ASSIGNMENT »
I need the number of lines in the listing below that contain "false", and only that number.

START PROVIDED ENTRIES

static thread_local std::string g_err;
static std::recursive_mutex g_rt_mu;
constexpr int MARK_DEVICES = 64;
static std::atomic<uint64_t> g_call_mark[MARK_DEVICES];
static std::atomic<uint64_t> g_next_batch_id{1};
// ... 400 lines not shown
        }
        G.wf = !paths.rnn_rows && G.plan.dense.nb <= 2 && G.plan.vad.nb <= 2 && G.plan.noise.nb <= 3 && G.plan.dn.nb <= 6 && G.plan.vad.rec.ksteps <= WF_KS_REC &&
               G.plan.noise.rec.ksteps <= WF_KS_REC && G.plan.dn.rec.ksteps <= WF_KS_REC && G.wf_lds <= kLdsMax;
        tile0 += G.ntiles;
        h->md.nd = md.nd > h->md.nd ? md.nd : h->md.nd;
        h->md.nv = md.nv > h->md.nv ? md.nv : h->md.nv;
        h->md.nn = md.nn > h->md.nn ? md.nn : h->md.nn;
        h->md.ndn = md.ndn > h->md.ndn ? md.ndn : h->md.ndn;
    }
    const ModelDims &md = h->md;
    h->plan.rnn = new uint8_t[n_groups]();

    Buffers &b = h->b[0];
    memset(&b, 0, sizeof(b));
    b.S = h->S; b.S_pad = h->S_pad; b.NT = h->NT;
    b.nslot = h->nslot;
    b.gru_v_w = md.nv; b.gru_n_w = md.nn; b.gru_dn_w = md.ndn;
    HIPCHK(dalloc(h, &b.hist, Sp * hist_stride(h->nslot), true));
    HIPCHK(dalloc(h, &b.hp_mem, Sp * 2, true));
    HIPCHK(dalloc(h, &b.hp_last, Sp, true));
    HIPCHK(dalloc(h, &b.dec, Sp * dec_len(h->nslot), true));
    HIPCHK(dalloc(h, &b.xlp0, Sp * h->nslot, true));
    HIPCHK(dalloc(h, &b.lpc_head, (size_t)h->NT * 5 * TILE, false));
    HIPCHK(dalloc(h, &b.lpc, Sp * h->nslot * 10, false));
    HIPCHK(dalloc(h, &b.ceps_mem, Sp * CEPS_MEM * NB, true));
    HIPCHK(dalloc(h, &b.mem_id, Sp, true));
    HIPCHK(dalloc(h, &b.synth_mem, Sp * FRAME, true));
    HIPCHK(dalloc(h, &b.lastg, Sp * NB, true));
    HIPCHK(dalloc(h, &b.last_period, Sp, true));
    HIPCHK(dalloc(h, &b.last_gain, Sp, true));
    HIPCHK(dalloc(h, &b.gru_v, Sp * md.nv, true));
    HIPCHK(dalloc(h, &b.gru_n, Sp * md.nn, true));
    HIPCHK(dalloc(h, &b.gru_dn, Sp * md.ndn, true));
    HIPCHK(dalloc(h, &b.stamps, 64, false));
    {
        void *hp = nullptr, *dp = nullptr;
        HIPCHK(hipHostMalloc(&hp, sizeof(int), hipHostMallocMapped));
        *(volatile int *)hp = 0;
        HIPCHK(hipHostGetDevicePointer(&dp, hp, 0));
        h->fault_host = (volatile int *)hp;
        b.fault = (int *)dp;
    }
    HIPCHK(dalloc(h, &b.ticket, 1, false));
    b.handoff_ticks = HANDOFF_TICKS;
    HIPCHK(hipMalloc((void **)&h->sp_tab, 2 * 64 * sizeof(StepParams)));
    h->sp_tab_cap = 64;
    std::vector<float> window, dct, tansig, bin_frac;
    std::vector<float2> tw;
    std::vector<int> bin_band;
    make_tables(window, dct, tw, tansig, bin_frac, bin_band, b.wnorm);
    HIPCHK(upload(h, &b.window, window));
    {
        std::vector<float> wa(WINDOW), ws(WINDOW);
        for (int i = 0; i < WINDOW; i++) { wa[i] = window[i] * 0.5f; ws[i] = window[i] * 0.5f; }
        HIPCHK(upload(h, &b.window_a, wa));
        HIPCHK(upload(h, &b.window_s, ws));
    }
    HIPCHK(upload(h, &b.dct, dct));
    HIPCHK(upload(h, &b.tw960, tw));
    HIPCHK(upload(h, &b.tansig, tansig));
    HIPCHK(upload(h, &b.bin_frac, bin_frac));
    HIPCHK(upload(h, &b.bin_band, bin_band));
    {
        static const int E[NB] = {0, 1, 2, 3, 4, 5, 6, 7, 8, 10, 12, 14, 16, 20, 24, 28, 34, 40, 48, 60, 78, 100};
        std::vector<int> seg(192, 0);
        int ns = 0;
        for (int i = 0; i < NB - 1; i++) {
// ... 1412 lines not shown
    uint32_t *dst = (uint32_t *)host_dst;
    const size_t Sp = (size_t)h->S_pad;
    if (d.layout == 0) {
        std::vector<uint32_t> tmp(Sp * d.sub_len);
        HIPCHK(hipMemcpy(tmp.data(), p, tmp.size() * 4, hipMemcpyDeviceToHost));
        for (int s = 0; s < h->S; s++)
            for (int i = 0; i < d.len; i++)
                dst[(size_t)s * d.len + i] = tmp[((size_t)(s / TILE) * d.sub_len + d.sub_ofs + i) * TILE + s % TILE];
    } else if (d.layout == 2 || d.layout == 4) {
        std::vector<uint32_t> tmp(Sp * 2 * FSTR);
        HIPCHK(hipMemcpy(tmp.data(), p, tmp.size() * 4, hipMemcpyDeviceToHost));
        for (int s = 0; s < h->S; s++)
            for (int k = 0; k < FREQ; k++) {
                const size_t at = (size_t)s * 2 * FSTR + 2 * (size_t)(d.layout == 4 ? spectrum_index_p(k) : spectrum_index(k));
                dst[(size_t)s * d.len + 2 * k] = tmp[at];
                dst[(size_t)s * d.len + 2 * k + 1] = tmp[at + 1];
            }
    } else {
        const size_t hstr = (size_t)hist_stride(h->nslot);
        std::vector<uint32_t> tmp(Sp * hstr);
        HIPCHK(hipMemcpy(tmp.data(), p, tmp.size() * 4, hipMemcpyDeviceToHost));
        int slot = last_slot(h);
        for (int s = 0; s < h->S; s++) memcpy(dst + (size_t)s * FRAME, tmp.data() + (size_t)s * hstr + slot * FRAME, FRAME * 4);
    }
    return 0;
}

END PROVIDED ENTRIES

REPLY TO THE EXERCISE »
4